Intel® Resource Director Technology (RDT) is designed to monitor and manage CPU resources and maintains performance of applications and VMs sharing CPU resources.

Intel® RDT includes monitoring and control technologies. Monitoring technologies include CMT (Cache Monitoring Technology), which monitors occupancy of last level cache, and MBM (Memory Bandwidth Monitoring). Control technologies include CAT (Cache Allocation Technology), CDP (Code Data Prioritization) and MBA (Memory Bandwidth Allocation).

What is MBA and MBM?

MBA allows to limit memory bandwidth available to specified cores/processes.

MBM enables monitoring of memory traffic (to and from RAM) for a specified cores/processes.

Why use MBA and MBM?

MBA and MBM can be used to identify and manage applications that are over utilizing memory bandwidth and thus have negative impacts on other applications competing for this resource.

MBA has been introduced in Intel® Xeon® Scalable processors, while MBM in Intel® Xeon® D-15XX processors.

To see which software release is needed for each feature, visit https://github.com/intel/intel-cmt-cat/wiki\#msr-interface-feature-support and https://github.com/intel/intel-cmt-cat/wiki\#os-interface-feature-support

How to monitor memory bandwidth using MBM

PQoS allows to monitor memory bandwidth per core or per process/task.

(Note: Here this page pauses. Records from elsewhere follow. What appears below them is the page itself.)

## Fuse tile-range extraction into final sort pass and skip unread key writes

In the exact binning path the final radix pass now writes tile ranges directly, and the last block fixes them up, so the separate tile_ranges kernel is skipped. The final pass also skips writing sorted keys where no later stage reads them, for both the depth sort and the tile sort. The has_rec flag array moves into the geometry state and is zeroed inside preprocess, replacing a separate memset in backward. The large-sort path can pick 5 items per thread to cut block count, and the scan kernel grows to 1024 threads. In exchange there is extra last-block tail work, one more done-counter atomic, and more template instantiations.

```diff
diff --git a/2d-gaussian-splatting_amd/csrc/surfel_api.hip b/2d-gaussian-splatting_amd/csrc/surfel_api.hip
--- a/2d-gaussian-splatting_amd/csrc/surfel_api.hip
+++ b/2d-gaussian-splatting_amd/csrc/surfel_api.hip
@@ -81,6 +81,7 @@
     uint32_t* offsets;
     uint32_t* rects;
     float* shjac;
+    uint8_t* has_rec;
     char* temp;
     static GeomState carve(void* base, int P, size_t temp_bytes, size_t* total) {
         Carver c(base); GeomState g;
@@ -93,6 +94,7 @@
         g.offsets = c.take<uint32_t>(P);
         g.rects = c.take<uint32_t>(P);
         g.shjac = c.take<float>((size_t)9 * P);
+        g.has_rec = c.take<uint8_t>(P);
         g.temp = c.take<char>(temp_bytes);
         if (total) *total = c.size();
         return g;
@@ -327,7 +329,8 @@
     tm.begin();
     const uint32_t* order = geom.ord_a;
     if (!per_tile) {
-        const int which = radix_sort_pairs_u32(geom.dkey_a, geom.ord_a, geom.dkey_b, geom.ord_b, (size_t)pa.P, 0, 32, geom.temp, s, true);
+        SortTail order_only{}; order_only.keys_unread = true;
+        const int which = radix_sort_pairs_u32(geom.dkey_a, geom.ord_a, geom.dkey_b, geom.ord_b, (size_t)pa.P, 0, 32, geom.temp, s, true, order_only);
         if (which < 0) return fail(SURFEL_E_LIMIT, "too many surfels for the depth sort");
         order = which ? geom.ord_b : geom.ord_a;
     }
@@ -347,10 +350,13 @@
                           reinterpret_cast<uint32_t*>(bin->sort_temp), (uint32_t)radix_sort_head_words((size_t)R), s);
     STAGE_END(tm, ST_EMIT);
     tm.begin();
-    const int wk = radix_sort_pairs_u32(bin->keys_a, va, bin->keys_b, vb, (size_t)R, 0, end_bit, bin->sort_temp, s, true);
+    SortTail tail{};
+    const bool fused_ranges = radix_sort_leaves_ranges((size_t)R, 0, end_bit);
+    if (fused_ranges) { tail.ranges = img.ranges; tail.nranges = (uint32_t)(pa.gx * pa.gy); tail.keys_unread = true; }
+    const int wk = radix_sort_pairs_u32(bin->keys_a, va, bin->keys_b, vb, (size_t)R, 0, end_bit, bin->sort_temp, s, true, tail);
     if (wk < 0) return fail(SURFEL_E_LIMIT, "too many tile instances for the tile sort");
     STAGE_END(tm, ST_SORT);
-    tm.begin(); launch_tile_ranges(R, wk ? bin->keys_b : bin->keys_a, img.ranges, s); STAGE_END(tm, ST_RANGES);
+    if (!fused_ranges) { tm.begin(); launch_tile_ranges(R, wk ? bin->keys_b : bin->keys_a, img.ranges, s); STAGE_END(tm, ST_RANGES); }
     if (per_tile) {
         tm.begin(); launch_tile_depth_sort(pa.gx * pa.gy, R, img.ranges, bin->point_list, geom.dkey_a, bin->vals_alt, bin->keys_a, bin->keys_b, false, s);
         STAGE_END(tm, ST_TSORT);
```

Memory bandwidth – local and remote

Local memory bandwidth is bandwidth sourced from local memory controllers, on the same package. Remote memory bandwidth is a bandwidth sourced from remote memory controllers.

For example, if there is a two-socket server, each die has its own memory controller. If CPU from the first socket reads data from a controller located in the same socket, then it counts as local memory bandwidth. If it reads memory from a controller located in the second socket, then it counts as remote memory bandwidth. This guide uses MBL and MBR as abbreviations of local and remote memory bandwidth, respectively.

MBM - core monitoring

To monitor memory bandwidth usage for a specified core(s) run the following command:

sudo pqos [-I] -m 'mbl:cores;mbr:cores

For example:

sudo pqos -m 'mbl:1,3-4;mbr:1,3-4'

or

sudo pqos -I -m 'mbl:1,3-4;mbr:1,3-4'

It will print the current local and remote memory bandwidth usage.

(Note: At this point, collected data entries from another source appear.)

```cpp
typedef enum {
    LDPC_OPT_ROWS64 = 1,
    LDPC_OPT_ROWS32 = 2,
    LDPC_OPT_PP_SLOTS = 3,
    LDPC_OPT_KERNEL = 4,
    LDPC_OPT_FLOOD_MODE = 5,
    LDPC_OPT_FLOOD_MSG = 6,
    LDPC_OPT_FLOOD_SPS_CHECK = 7,
    LDPC_OPT_FLOOD_SPS_BIT = 8,
    LDPC_OPT_FLOOD_RESIDENT = 9,
    LDPC_OPT_FLOOD_STREAMS = 10,
    LDPC_OPT_FLOOD_BPC = 11,
    LDPC_OPT_LAYERED_BPC = 12,
    LDPC_OPT_LAYERED_LDS_POS = 13,
    LDPC_OPT_LAYERED_ROWS64 = 14,
    LDPC_OPT_LAYERED_THREADS = 15,
    LDPC_OPT_ROWS_BPC = 16,
    LDPC_OPT_FAST_BPC = 17,
    LDPC_OPT_BP_KERNEL = 18,
    LDPC_OPT_GDBF_KERNEL = 19,
    LDPC_OPT_EMS_THREADS = 20,
    LDPC_OPT_EMS_SWIZZLE = 21,
    LDPC_OPT_DDBMP_KERNEL = 22
} ldpc_option;
#define LDPC_OPT_COUNT 23
int  ldpc_ctx_set_option(ldpc_ctx *ctx, int option, int value);
int  ldpc_ctx_get_option(const ldpc_ctx *ctx, int option, int *value);

typedef enum {
    LDPC_GDBF_NOISE = 1,
    LDPC_GDBF_ADAPT = 2,
    LDPC_GDBF_WEIGHT = 4,
    LDPC_GDBF_SMOOTH = 8,
    LDPC_GDBF_SATURATE = 16,
    LDPC_GDBF_QUANTIZE = 32,
    LDPC_GDBF_SEQUENTIAL = 64,
    LDPC_GDBF_MODESWITCH = 128,
    LDPC_GDBF_QPROB = 256
} ldpc_gdbf_flag;

typedef struct {
    int32_t flags;
    int32_t precision;
    int32_t T;
    int32_t windowsize;
    int32_t nq;
    int32_t tswitch;
    double  theta;
    double  lambda;
    double  alpha;
    double  noise_scale;
    double  ymax;
    double  qsigma;
} ldpc_gdbf_cfg;

int  ldpc_gdbf_decode_batch(ldpc_ctx *ctx, const void *y, const void *pert, int batch, const ldpc_gdbf_cfg *cfg,
                            const int8_t *c, int8_t *d_out, ldpc_frame_result *frames, ldpc_counts *counts);
int  ldpc_gdbf_sim_launch(ldpc_ctx *ctx, double ebn0_db, double R, const ldpc_gdbf_cfg *cfg, uint64_t seed,
                          uint32_t stream_id, uint64_t first_cw, int batch, ldpc_frame_result *frames_dev);
int  ldpc_gdbf_sim_batch(ldpc_ctx *ctx, double ebn0_db, double R, const ldpc_gdbf_cfg *cfg, uint64_t seed,
                         uint32_t stream_id, uint64_t first_cw, int batch, ldpc_frame_result *frames,
                         ldpc_counts *accum);
int  ldpc_gdbf_kernel_info(ldpc_ctx *ctx, const ldpc_gdbf_cfg *cfg, char *name, int name_len, int *lds_bytes);

typedef struct {
    int32_t flags;
    int32_t precision;
    int32_t T;
    int32_t maxphase;
    int32_t windowsize;
    int32_t reserved;
    double  theta;
    double  lambda;
    double  alpha;
    double  noise_scale;
    double  ymax;
} ldpc_rgdbf_cfg;

int  ldpc_rgdbf_decode_batch(ldpc_ctx *ctx, const void *y, const void *pert, int batch, const ldpc_rgdbf_cfg *cfg,
                             const int8_t *c, int8_t *d_out, ldpc_frame_result *frames, ldpc_counts *counts);
int  ldpc_rgdbf_sim_launch(ldpc_ctx *ctx, double ebn0_db, double R, const ldpc_rgdbf_cfg *cfg, uint64_t seed,
                           uint32_t stream_id, uint64_t first_cw, int batch, ldpc_frame_result *frames_dev);
int  ldpc_rgdbf_sim_batch(ldpc_ctx *ctx, double ebn0_db, double R, const ldpc_rgdbf_cfg *cfg, uint64_t seed,
                          uint32_t stream_id, uint64_t first_cw, int batch, ldpc_frame_result *frames,
                          ldpc_counts *accum);
int  ldpc_rgdbf_kernel_info(ldpc_ctx *ctx, const ldpc_rgdbf_cfg *cfg, char *name, int name_len, int *lds_bytes);

typedef struct {
    int32_t flags, precision, T, attempts, windowsize, first_attempt;
    double  theta, lambda, alpha, noise_scale, ymax;
} ldpc_rstat_cfg;
typedef struct { int32_t bit_err, iters, syndrome_fail, smoothing_used; } ldpc_attempt_result;
typedef struct {
    int32_t *err_trace;
    int32_t *unsat_trace;
    int8_t  *d_trace;
    int8_t  *s_trace;
} ldpc_rstat_trace;

int  ldpc_rstat_decode_batch(ldpc_ctx *ctx, const void *y, const void *pert, int batch, const ldpc_rstat_cfg *cfg,
                             const int8_t *c, ldpc_attempt_result *attempts_out, const ldpc_rstat_trace *trace,
                             int8_t *d_out, ldpc_frame_result *frames, ldpc_counts *counts);
int  ldpc_rstat_sim_launch(ldpc_ctx *ctx, double ebn0_db, double R, const ldpc_rstat_cfg *cfg, uint64_t seed,
                           uint32_t stream_id, uint64_t first_cw, int batch, ldpc_attempt_result *attempts_dev,
                           const ldpc_rstat_trace *trace_dev, ldpc_frame_result *frames_dev);
int  ldpc_rstat_sim_batch(ldpc_ctx *ctx, double ebn0_db, double R, const ldpc_rstat_cfg *cfg, uint64_t seed,
                          uint32_t stream_id, uint64_t first_cw, int batch, ldpc_attempt_result *attempts_out,
                          const ldpc_rstat_trace *trace, ldpc_frame_result *frames, ldpc_counts *accum);
int  ldpc_rstat_sim_trace(ldpc_ctx *ctx, double ebn0_db, double R, const ldpc_rstat_cfg *cfg, uint64_t seed,
                          uint32_t stream_id, uint64_t first_cw, int batch, void *y_out, void *pert_out,
                          ldpc_attempt_result *attempts_out, const ldpc_rstat_trace *trace, int8_t *d_out,
                          ldpc_frame_result *frames, ldpc_counts *accum);
int  ldpc_rstat_kernel_info(ldpc_ctx *ctx, const ldpc_rstat_cfg *cfg, int with_trace, char *name, int name_len,
                            int *lds_bytes);

typedef struct {
    int32_t precision;
    int32_t T;
    int32_t maxphase;
    int32_t nq;
    int32_t qlen;
    int32_t reserved;
    double  w, ymax, noise_scale, theta0;
} ldpc_hwgdbf_cfg;

int  ldpc_hwgdbf_decode_batch(ldpc_ctx *ctx, const void *y, const void *q, const int32_t *qptr0, int batch,
                              const ldpc_hwgdbf_cfg *cfg, const int8_t *c, int8_t *d_out, ldpc_frame_result *frames,
                              int32_t *iters_run, ldpc_counts *counts);
int  ldpc_hwgdbf_sim_launch(ldpc_ctx *ctx, double ebn0_db, double R, const ldpc_hwgdbf_cfg *cfg, uint64_t seed,
                            uint32_t stream_id, uint64_t first_cw, int batch, ldpc_frame_result *frames_dev);
int  ldpc_hwgdbf_sim_batch(ldpc_ctx *ctx, double ebn0_db, double R, const ldpc_hwgdbf_cfg *cfg, uint64_t seed,
                           uint32_t stream_id, uint64_t first_cw, int batch, ldpc_frame_result *frames,
                           ldpc_counts *accum);
int  ldpc_hwgdbf_sim_trace(ldpc_ctx *ctx, double ebn0_db, double R, const ldpc_hwgdbf_cfg *cfg, uint64_t seed,
                           uint32_t stream_id, uint64_t first_cw, int batch, void *y_out, void *q_out,
                           int8_t *d_out, ldpc_frame_result *frames, ldpc_counts *accum);
int  ldpc_hwgdbf_kernel_info(ldpc_ctx *ctx, const ldpc_hwgdbf_cfg *cfg, char *name, int name_len, int *lds_bytes);

typedef struct {
    int32_t variant;
    int32_t precision;
    int32_t T;
    int32_t qbits;
    int32_t msg_bits;
    int32_t nms_num;
    int32_t nms_shift;
    int32_t beta;
    int32_t early_stop;
    int32_t reserved;
    double  ymax;
} ldpc_fxms_cfg;

// ... 84 lines not shown
```

ldpcsimulation_amd/csrc/api.cpp:

```cpp
#include "ldpc_hip.h"
#include "gdbf.h"
#include "rgdbf.h"
#include "rstat.h"
#include "hwgdbf.h"
#include "fxms.h"
#include "fxlms.h"
#include "bp.h"
#include "ddbmp.h"
#include "nb.h"

#include <hip/hip_runtime.h>

#include <cmath>
#include <cstdlib>
#include <cstdio>
#include <cstring>
#include <algorithm>
#include <new>
#include <string>
#include <vector>

#include "graph.h"
#include "kernels.h"
#include "host_rt.h"

using namespace ldpc;

static thread_local std::string g_last_error;

#ifdef LDPC_CHECK
namespace ldpc {
static const char *check_site_name(unsigned s)
{
    static const char *const names[CHK_SITES] = {
        "?", "rows_pp gather (app entry)", "rows_pp scatter (c2v slot)", "rows_pp bit read (c2v slot)",
        "rows_pp app write", "rows_fast gather (app entry)", "rows_fast scatter (c2v slot)",
        "rows_fast bit read (c2v slot)", "rows_fast app write", "flood/layered bit position",
        "flood c2v / eref slot", "flood packed-state row", "gdbf_rows bit", "gdbf_rows check term slot",
        "EMS message slot", "bp_rows bit", "bp_rows message slot", "ddbmp edge flag slot", "ddbmp check parity",
        "rgdbf_rows bit flag", "rgdbf_rows check parity", "hwgdbf decision byte", "hwgdbf check parity",
        "hwgdbf noise sample", "rstat decision byte", "rstat check parity", "rows_es gather (app entry)",
        "rows_es scatter (c2v slot)", "rows_es bit read (c2v slot)", "rows_es app write", "fxms message slot",
        "fxms decision byte", "fxlms schedule entry", "fxlms APP", "fxlms row state"};
    return s < CHK_SITES ? names[s] : "?";
}
long check_collect(hipStream_t s, char *msg, size_t msg_len)
{
    hipError_t e = hipStreamSynchronize(s);
    if (e != hipSuccess) return -(long)e;
    hipError_t (*const take[])(CheckRec *) = {check_take_rows_pp, check_take_rows_fast, check_take_flood, check_take_layered,
                                              check_take_gdbf, check_take_nb, check_take_bp, check_take_ddbmp,
                                              check_take_rgdbf, check_take_hwgdbf, check_take_rstat, check_take_rows_es,
                                              check_take_fxms, check_take_fxlms};
    long total = 0;
    for (auto fn : take) {
        CheckRec r{};
        if ((e = fn(&r)) != hipSuccess) return -(long)e;
        if (r.count && !total)
            std::snprintf(msg, msg_len, "LDPC_CHECK: %s index %u >= bound %u (block %u, thread %u)",
                          check_site_name(r.site), r.idx, r.bound, r.block, r.thread);
        total += r.count;
    }
    return total;
}
}
#endif

struct ldpc_ctx : CtxCore {
    const ldpc_graph *g = nullptr;
    ldpc::DevGraph dg{};
    DevBuf graph, hist, y_stage, c_stage, d_stage, fw_stage, cw_table, gscratch, p_stage;
    DevBuf rs_att_stage, rs_unc, rs_tr_stage[4];
    DevBuf hw_ptr_stage, hw_it_stage;
    DevBuf fx_code_stage;
    bool has_fxl = false;
    ldpc::FxlmsSched fxl{};
    DevBuf fxl_sched;
    int cw_rows = 0;
    ldpc::AuxStream aux;
    bool has_rs = false;
    ldpc::RowSched rs{};
    DevBuf sched;
    bool has_rs_pp = false;
    ldpc::RowSched rs_pp{};
    DevBuf sched_pp;
    bool has_rs_ppi = false;
    ldpc::RowSched rs_ppi{};
    DevBuf sched_ppi;
    bool has_fs = false;
    ldpc::FloodSched fs{};
    DevBuf fsched;
    bool has_ls = false;
    ldpc::LayerSched ls{};
    DevBuf lsched;
    DevBuf divcheck;
    DevBuf redo;
    bool last_fast = false;
    std::vector<std::pair<float, bool>> div_ok;
};

namespace ldpc {
int set_last_error(int code, const std::string &msg)
{
    g_last_error = msg;
    return code;
}

static const Options kNoOptions{};
static thread_local const Options *t_opts = nullptr;
const Options &cur_opts() { return t_opts ? *t_opts : kNoOptions; }
OptScope::OptScope(const Options &o) : prev_(t_opts) { t_opts = &o; }
OptScope::~OptScope() { t_opts = prev_; }

bool option_value_ok(int option, int v)
{
    switch (option) {
    case LDPC_OPT_ROWS64:
    case LDPC_OPT_ROWS32: return v >= 0 && v <= 2;
    case LDPC_OPT_PP_SLOTS: return v >= 0 && v <= 2;
    case LDPC_OPT_FLOOD_MODE:
    case LDPC_OPT_FLOOD_MSG:
    case LDPC_OPT_BP_KERNEL:
    case LDPC_OPT_GDBF_KERNEL:
    case LDPC_OPT_DDBMP_KERNEL:
    case LDPC_OPT_EMS_SWIZZLE: return v == 0 || v == 1;
    case LDPC_OPT_KERNEL: return v >= 0 && v <= 3;
    case LDPC_OPT_FLOOD_SPS_CHECK:
    case LDPC_OPT_FLOOD_SPS_BIT: return v >= 0 && v <= 4;
    case LDPC_OPT_FLOOD_RESIDENT: return v >= 0 && v <= 4096;
    case LDPC_OPT_FLOOD_STREAMS: return v >= 0 && v <= 2;
    case LDPC_OPT_FLOOD_BPC:
    case LDPC_OPT_LAYERED_BPC:
    case LDPC_OPT_ROWS_BPC:
    case LDPC_OPT_FAST_BPC: return v >= 0 && v <= 64;
    case LDPC_OPT_LAYERED_LDS_POS: return v >= 0 && v <= 65536;
    case LDPC_OPT_LAYERED_ROWS64: return v >= 0 && v <= 2;
    case LDPC_OPT_LAYERED_THREADS:
    case LDPC_OPT_EMS_THREADS: return v == 0 || v == 512 || v == 1024;
    default: return false;
    }
}
}

template <class T> static const T *section(const DevBuf &buf, size_t off) { return (const T *)((const unsigned char *)buf.p + off); }

static hipError_t upload_graph(const ldpc_graph &g, DevBuf &buf, ldpc::DevGraph &dg)
{
    Blob b(256);
    const size_t o_rc = b.add(g.row_cols), o_rd = b.add(g.row_deg), o_cp = b.add(g.col_ptr),
                 o_cr = b.add(g.col_refs.data(), sizeof(uint32_t) * g.col_refs.size(), sizeof(uint32_t) * ((size_t)g.E + 1));
    const hipError_t e = upload(b, buf);
    if (e != hipSuccess) return e;
    dg = {g.N, g.M, g.maxdc > 0 ? g.maxdc : 1, section<int32_t>(buf, o_rc), section<uint8_t>(buf, o_rd),
          section<int32_t>(buf, o_cp), section<uint32_t>(buf, o_cr)};
    return hipSuccess;
}

static hipError_t upload_row_sched(const ldpc::RowSchedule &hs, DevBuf &buf, ldpc::RowSched &rs,
                                   const std::vector<uint8_t> *pair_flags = nullptr)
{
    Blob b(256);
    const size_t o_cc = b.add(hs.cn_cols), o_cp = b.add(hs.cn_pos), o_cd = b.add(hs.cn_deg), o_vc = b.add(hs.vn_col),
                 o_vi = b.add(hs.vn_info), o_pf = pair_flags ? b.add(*pair_flags) : 0;
    const hipError_t e = upload(b, buf);
    if (e != hipSuccess) return e;
    rs = {hs.threads, hs.cpt, hs.dc, hs.e_pad, hs.rpt, hs.dc_low, section<uint16_t>(buf, o_cc),
          section<uint16_t>(buf, o_cp), section<uint8_t>(buf, o_cd), section<uint16_t>(buf, o_vc),
          section<uint32_t>(buf, o_vi), pair_flags ? section<uint8_t>(buf, o_pf) : nullptr, hs.e_pad, 0, 0};
    return hipSuccess;
}

static hipError_t upload_flood_sched(const ldpc_graph &g, const ldpc::FloodSchedule &fh, DevBuf &buf, ldpc::FloodSched &fs)
{
    std::vector<uint32_t> eref((size_t)fh.e_pad + 64, 0);
    for (int i = 0; i < fh.M_pad; ++i)
        for (int k = 0; k < fh.rdeg[i]; ++k)
            eref[fh.sq[(size_t)k * fh.M_pad + i]] = ((uint32_t)i << 5) | (uint32_t)k;
    Blob b(256);
    const size_t o_sp = b.add(fh.sp), o_sq = b.add(fh.sq), o_rd = b.add(fh.rdeg), o_pb = b.add(fh.pos_of_bit),
                 o_ba = b.add(fh.bit_at), o_pd = b.add(fh.pdeg), o_gb = b.add(fh.gbase), o_er = b.add(eref);
    const hipError_t e = upload(b, buf);
    if (e != hipSuccess) return e;
    fs = {fh.M_pad, fh.dc, fh.ngroups, fh.e_pad, g.maxdv, section<int32_t>(buf, o_sp), section<int32_t>(buf, o_sq),
          section<uint8_t>(buf, o_rd), section<int32_t>(buf, o_pb), section<int32_t>(buf, o_ba),
          section<uint8_t>(buf, o_pd), section<int32_t>(buf, o_gb), section<uint32_t>(buf, o_er)};
    return hipSuccess;
}

static hipError_t upload_layer_sched(const ldpc::LayerSchedule &lh, DevBuf &buf, ldpc::LayerSched &ls)
{
    Blob b(256);
    const size_t o_lp = b.add(lh.lptr), o_sp = b.add(lh.sp), o_rd = b.add(lh.rdeg), o_pb = b.add(lh.pos_of_bit);
    const hipError_t e = upload(b, buf);
    if (e != hipSuccess) return e;
    ls = {(int)lh.lptr.size() - 1, 0, lh.M_pad, section<int32_t>(buf, o_lp), section<int32_t>(buf, o_sp),
          section<uint8_t>(buf, o_rd), section<int32_t>(buf, o_pb)};
    for (int L = 0; L < ls.nlayers; ++L) ls.max_layer = std::max(ls.max_layer, lh.lptr[L + 1] - lh.lptr[L]);
    return hipSuccess;
}

static hipError_t upload_fxlms_sched(const ldpc_graph &g, const ldpc::LayerSchedule &lh, DevBuf &buf, ldpc::FxlmsSched &sc)
{
    const int M = g.M, dcs = g.maxdc > 0 ? g.maxdc : 1;
    std::vector<int32_t> cols((size_t)dcs * M, 0);
    std::vector<uint8_t> deg(M, 0);
    for (int n = 0; n < M; ++n) {
        const int j = lh.row_order[n], d = g.row_deg[j];
        deg[n] = (uint8_t)d;
        for (int k = 0; k < dcs; ++k)
            cols[(size_t)k * M + n] = d ? g.row_cols[(size_t)j * dcs + std::min(k, d - 1)] : 0;
    }
    Blob b(256);
    const size_t o_lp = b.add(lh.lptr), o_c = b.add(cols), o_d = b.add(deg);
    const hipError_t e = upload(b, buf);
    if (e != hipSuccess) return e;
    sc = {g.N, M, dcs, (int)lh.lptr.size() - 1, section<int32_t>(buf, o_lp), section<int32_t>(buf, o_c),
          section<uint8_t>(buf, o_d)};
    return hipSuccess;
}
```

sudo pqos -m 'mbl:1,3-4;mbr:1,3-4'
TIME 2019-05-07 08:01:16  
CORE IPC MISSES MBL\[MB/s\] MBR\[MB/s\]  
1 1.17 124254k 15161.8 0.1  
3 1.54 38010k 4595.0 0.1  
4 1.41 135584k 8210.6 0.2

MBM - process monitoring

PQoS also allows to monitor memory bandwidth usage per process/task. For that it requires OS interface (-I). To monitor memory bandwidth usage for process/task run the following command:

sudo pqos -I -p 'mbl:pids;mbr:pids'

For example:

sudo pqos -I -p 'mbl:2357;mbr:2357'

How to allocate memory bandwidth using MBA

PQoS allows to configure MBA per class of service (COS). COS can be associated with multiple cores whereas each core can have only 1 COS.

Checking number of available classes of service (COS)

Before allocating memory bandwidth, it is useful to check how many classes of service are available for MBA. PQoS utility can print this number using –d flag:

sudo pqos -d

Hardware capabilities
    Monitoring
        Cache Monitoring Technology (CMT) events:
            LLC Occupancy (LLC)
        Memory Bandwidth Monitoring (MBM) events:
            Total Memory Bandwidth (TMEM)
            Local Memory Bandwidth (LMEM)
            Remote Memory Bandwidth (RMEM) (calculated)
        PMU events:
            Instructions/Clock (IPC)
            LLC misses
    Allocation
        Cache Allocation Technology (CAT)
            L3 CAT
                CDP: enabled
                Num COS: 16
        Memory Bandwidth Allocation (MBA)
            Num COS: 8

Please note that the number of classes of service available for Cache Allocation Technology (CAT) and Memory Bandwidth Allocation (MBA) might be different.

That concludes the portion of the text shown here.